_Materials provided_:
▬▬▬▬▬▬
__device__ __forceinline__ void bload4h(Rsrc r, uint32_t off, float (&v)[4])
{
    f4v a = __builtin_bit_cast(f4v, __builtin_amdgcn_raw_buffer_load_b128(r, off, 0, 0));
    v[0] = a.x; v[1] = a.y; v[2] = a.z; v[3] = a.w;
}
struct BInfo16 {
    uint32_t seg;
    uint32_t zh;
    uint32_t lseg;
    uint32_t w1, w2, w3;
    __device__ __forceinline__ int fl() const { return (int)(w1 & 0xfffu); }
    __device__ __forceinline__ int zb() const { return (int)((w1 >> 12) & 0xffu); }
    __device__ __forceinline__ int ri() const { return (int)((w1 >> 20) & 0xfu); }
    __device__ __forceinline__ int ccb() const { return (int)(w2 << 16) >> 16; }
    __device__ __forceinline__ int clk() const { return (int)(w2 >> 16); }
    __device__ __forceinline__ int bid() const { return (int)(w3 & 0xffffu); }
    __device__ __forceinline__ int bcm() const { return (int)(w3 >> 16); }
};
template <bool RZ>
__device__ __forceinline__ BInfo16 brick_info16(const FsmLaunch &L, const Fsm16Geo &g, int kb, const Smem16 &S,
                                                const Pos &p, int nstream, int lx, int ly, const BcBoxes &bc,
                                                unsigned meta, uint32_t col)
{
    BInfo16 b;
    const int tz = ci_tz(meta);
    const int zb = tz * kb + (RZ ? kb - 1 - p.zbs : p.zbs);
    const bool valid = pos_valid(p, nstream) && (meta & C_BLK) && zb < g.nzb;
    b.seg = valid ? col + zoff16(zb) : OOB;
    b.lseg = pos_valid(p, nstream) && (meta & C_BLK) && (zb & ~1) < g.nzb ? col + zoff16(zb) : OOB;
    const int zu = RZ ? zb * 16 + 16 : zb * 16 - 1;
    b.zh = (valid && (meta & C_ZH) && p.zbs == 0) ? col + zoff16(zu >> 4) + (uint32_t)(zu & 15) * 4u : OOB;
    int fl = valid ? (int)((meta & 0x7f) | F_VALID) : 0;
    if (zb == (RZ ? g.nzb - 1 : 0)) fl |= F_FIRST;
    if (zb == (RZ ? 0 : g.nzb - 1)) fl |= F_LAST;
    const bool zd = valid && p.zbs == kb - 1 && !(fl & F_LAST);
    if (b.zh != OOB) b.zh = zf_boundary<float, RZ>(L, S.ring_b[p.ri], false, lx, ly);
    if (zd) b.zh = zf_boundary<float, RZ>(L, S.ring_b[p.ri], true, lx, ly);
    if ((meta & C_ZH) && p.zbs == 0) fl |= F_ZH;
    bool slow = (fl & C_PART) || ((fl & C_00) && zb == 0) || (valid && zb * 16 + 16 > L.nz);
    unsigned bcm = 0;
    if (__any(fl & C_BC)) {
        const int e = S.ring_e[p.ri];
        const int x = (e & 0xfff) * 8 + lx, y = ((e >> 12) & 0xfff) * 8 + ly;
        unsigned m = 0;
        if (fl & C_BC) {
            for (int k = 0; k < bc.n; k++) {
                const int *q = bc.box + 6 * k;
                if (x >= q[0] && x <= q[1] && y >= q[2] && y <= q[3]) {
                    int lo = q[4] - zb * 16, hi = q[5] - zb * 16;
                    lo = lo < 0 ? 0 : lo; hi = hi > 15 ? 15 : hi;
                    if (lo <= hi) m |= ((2u << hi) - (1u << lo));
                }
            }
        }
        bcm = m;
        slow |= m != 0;
    }
    if (slow) fl |= F_SLOW;
    const int ccb = ci_ccb(meta) + zb * 4;
    b.w1 = (uint32_t)fl | ((uint32_t)(valid ? zb : 0) << 12) | ((uint32_t)p.ri << 20) | (zd ? W1_ZD : 0u);
    b.w2 = ((uint32_t)ccb & 0xffffu) | ((uint32_t)p.sp << 16);
    b.w3 = ((uint32_t)S.ring_b[p.ri] & 0xffffu) | (bcm << 16);
    return b;
}
template <bool RZ>
__device__ __forceinline__ uint32_t halo_offset16(const Fsm16Geo &g, int kb, const Pos &pe, int nstream, int half,
                                                  unsigned meta, uint32_t col, unsigned hbit, uint32_t hdelta)
{
    const int zb = ci_tz(meta) * kb + (RZ ? kb - 1 - pe.zbs : pe.zbs);
    const bool valid = pos_valid(pe, nstream) && (meta & C_BLK) && zb < g.nzb;
    const uint32_t base = col + ((meta & hbit) ? 0u : hdelta);
    return valid ? base + zoff16(zb) + (uint32_t)half * 32u : OOB;
}

#define LW_G(p) (9 + 5 * (p))
#define LW_CCB 19
template <bool RZ>
__device__ __forceinline__ unsigned lean_word(const FsmLaunch &L, const Fsm16Geo &g, const ColTile &ct, int tz, int ri,
                                              int u0flag, int zh)
{
    int cz0, nczb;
    block_zcells(L, L.kb, tz, cz0, nczb);
    const int m = ct.fl | C_BLK | (u0flag ? C_U0 : 0) | (zh ? C_ZH : 0);
    const int zb0 = 2 * tz + (RZ ? 1 : 0);
    unsigned w = (unsigned)m & 0x1ffu;
#pragma unroll
    for (int p = 0; p < 2; p++) {
        const int zb = RZ ? zb0 - p : zb0 + p;
        unsigned gp = zb < g.nzb ? 16u : 0u;
        if (zb == (RZ ? g.nzb - 1 : 0)) gp |= 1u;
        if (zb == (RZ ? 0 : g.nzb - 1)) gp |= 2u;
        if ((m & C_PART) || ((m & C_00) && zb == 0) || zb * 16 + 16 > L.nz) gp |= 4u;
        if (p == 0 && (m & C_ZH)) gp |= 8u;
        w |= gp << LW_G(p);
    }
    const int ccb0 = ri * L.ccb + ct.cl * nczb - cz0 + zb0 * 4;
    return w | ((unsigned)ccb0 << LW_CCB);
}
template <bool RZ>
__device__ __forceinline__ BInfo16 brick_info_lean(const FsmLaunch &L, const Smem16 &S, const Pos &p, int nstream,
                                                   int lx, int ly, const BcBoxes &bc, unsigned w, uint32_t base)
{
    BInfo16 b;
    const int ph = p.zbs;
    const unsigned gp = (w >> (ph ? LW_G(1) : LW_G(0))) & 31u;
    const bool pv = pos_valid(p, nstream);
    const bool valid = pv && (gp & 16u);
    const uint32_t off = base + ((uint32_t)(ph ^ (RZ ? 1 : 0)) << 6);
    b.seg = valid ? off : OOB;
    b.lseg = pv && (w & ((16u << LW_G(0)) | (16u << LW_G(1)))) ? off : OOB;
    b.zh = valid && (gp & 8u) ? off + (RZ ? 8192u - 64u : 124u - 8192u) : OOB;
    const bool zd = valid && ph == 1 && !(gp & 2u);
    if (b.zh != OOB) b.zh = zf_boundary<float, RZ>(L, S.ring_b[p.ri], false, lx, ly);
    if (zd) b.zh = zf_boundary<float, RZ>(L, S.ring_b[p.ri], true, lx, ly);
    int fl = valid ? (int)((w & 0x7fu) | F_VALID | ((gp & 15u) << 8)) : 0;
    unsigned bcm = 0;
    if (__any(fl & C_BC)) {
        const int e = S.ring_e[p.ri];
        const int zb = 2 * ((e >> 24) & 0xff) + (RZ ? 1 - ph : ph);
        const int x = (e & 0xfff) * 8 + lx, y = ((e >> 12) & 0xfff) * 8 + ly;
        if (fl & C_BC) {
            for (int k = 0; k < bc.n; k++) {
                const int *q = bc.box + 6 * k;
                if (x >= q[0] && x <= q[1] && y >= q[2] && y <= q[3]) {
                    int lo = q[4] - zb * 16, hi = q[5] - zb * 16;
                    lo = lo < 0 ? 0 : lo; hi = hi > 15 ? 15 : hi;
                    if (lo <= hi) bcm |= ((2u << hi) - (1u << lo));
                }
            }
        }
        if (bcm) fl |= F_SLOW;
    }
    const int ccb = (int)(w >> LW_CCB) + (RZ ? -4 * ph : 4 * ph);
    b.w1 = (uint32_t)fl | ((uint32_t)ph << 12) | ((uint32_t)p.ri << 20) | (zd ? W1_ZD : 0u);
    b.w2 = ((uint32_t)ccb & 0xffffu) | ((uint32_t)p.sp << 16);
    b.w3 = ((uint32_t)S.ring_b[p.ri] & 0xffffu) | (bcm << 16);
    return b;
}
template <bool RZ>
__device__ __forceinline__ uint32_t halo_offset_lean(const Pos &pe, int nstream, int half, unsigned me, uint32_t base,
                                                     unsigned hbit, uint32_t hdelta)
{
    const int ph = pe.zbs;
    const bool valid = pos_valid(pe, nstream) && ((me >> (ph ? LW_G(1) : LW_G(0))) & 16u);
    const uint32_t o = base + ((me & hbit) ? 0u : hdelta) + ((uint32_t)(ph ^ (RZ ? 1 : 0)) << 6) + (uint32_t)half * 32u;
    return valid ? o : OOB;
}
template <bool RZ>
__device__ __forceinline__ uint32_t halo_line_lean(const Pos &pe, int nstream, unsigned me, uint32_t base,
                                                   unsigned hbit, uint32_t hdelta)
{
    const bool valid = pos_valid(pe, nstream) && (me & ((16u << LW_G(0)) | (16u << LW_G(1))));
    return valid ? base + ((me & hbit) ? 0u : hdelta) : OOB;
}
__device__ __forceinline__ unsigned dpp_swap_quad_half(unsigned v)
{
    return (unsigned)__builtin_amdgcn_mov_dpp((int)v, 0x4E, 0xf, 0xf, false);
}
template <bool RZ, bool LEAN>
__device__ __forceinline__ BInfo16 brick_info_any(const FsmLaunch &L, const Fsm16Geo &g, int kb, const Smem16 &S,
                                                  const Pos &p, int nstream, int lx, int ly, const BcBoxes &bc,
                                                  unsigned meta, uint32_t col)
{
    if (LEAN) return brick_info_lean<RZ>(L, S, p, nstream, lx, ly, bc, meta, col);
    return brick_info16<RZ>(L, g, kb, S, p, nstream, lx, ly, bc, meta, col);
}
template <bool RZ, bool LEAN>
__device__ __forceinline__ uint32_t halo_offset_any(const Fsm16Geo &g, int kb, const Pos &pe, int nstream, int half,
                                                    unsigned meta, uint32_t col, unsigned hbit, uint32_t hdelta)
{
    if (LEAN) return halo_offset_lean<RZ>(pe, nstream, half, meta, col, hbit, hdelta);
    return halo_offset16<RZ>(g, kb, pe, nstream, half, meta, col, hbit, hdelta);
}

__device__ __forceinline__ void build_order16(const FsmLaunch &L, unsigned short *order)
{
    for (int id = threadIdx.x; id < L.ntiles; id += 64) {
        const int txs = id % L.ntx, tys = id / L.ntx, dg = txs + tys;
        int rank = 0;
        for (int e = 0; e < dg; e++)
            rank += min(e, L.nty - 1) - max(0, e - L.ntx + 1) + 1;
        rank += tys - max(0, dg - L.ntx + 1);
        order[rank] = (unsigned short)(txs | (tys << 8));
    }
}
▬▬▬▬▬▬
_Try it_: Each line from the top of the listing down to and including the one containing "int clk() const" should be transcribed exactly; nothing else is to be output.

_Response below_:
__device__ __forceinline__ void bload4h(Rsrc r, uint32_t off, float (&v)[4])
{
    f4v a = __builtin_bit_cast(f4v, __builtin_amdgcn_raw_buffer_load_b128(r, off, 0, 0));
    v[0] = a.x; v[1] = a.y; v[2] = a.z; v[3] = a.w;
}
struct BInfo16 {
    uint32_t seg;
    uint32_t zh;
    uint32_t lseg;
    uint32_t w1, w2, w3;
    __device__ __forceinline__ int fl() const { return (int)(w1 & 0xfffu); }
    __device__ __forceinline__ int zb() const { return (int)((w1 >> 12) & 0xffu); }
    __device__ __forceinline__ int ri() const { return (int)((w1 >> 20) & 0xfu); }
    __device__ __forceinline__ int ccb() const { return (int)(w2 << 16) >> 16; }
    __device__ __forceinline__ int clk() const { return (int)(w2 >> 16); }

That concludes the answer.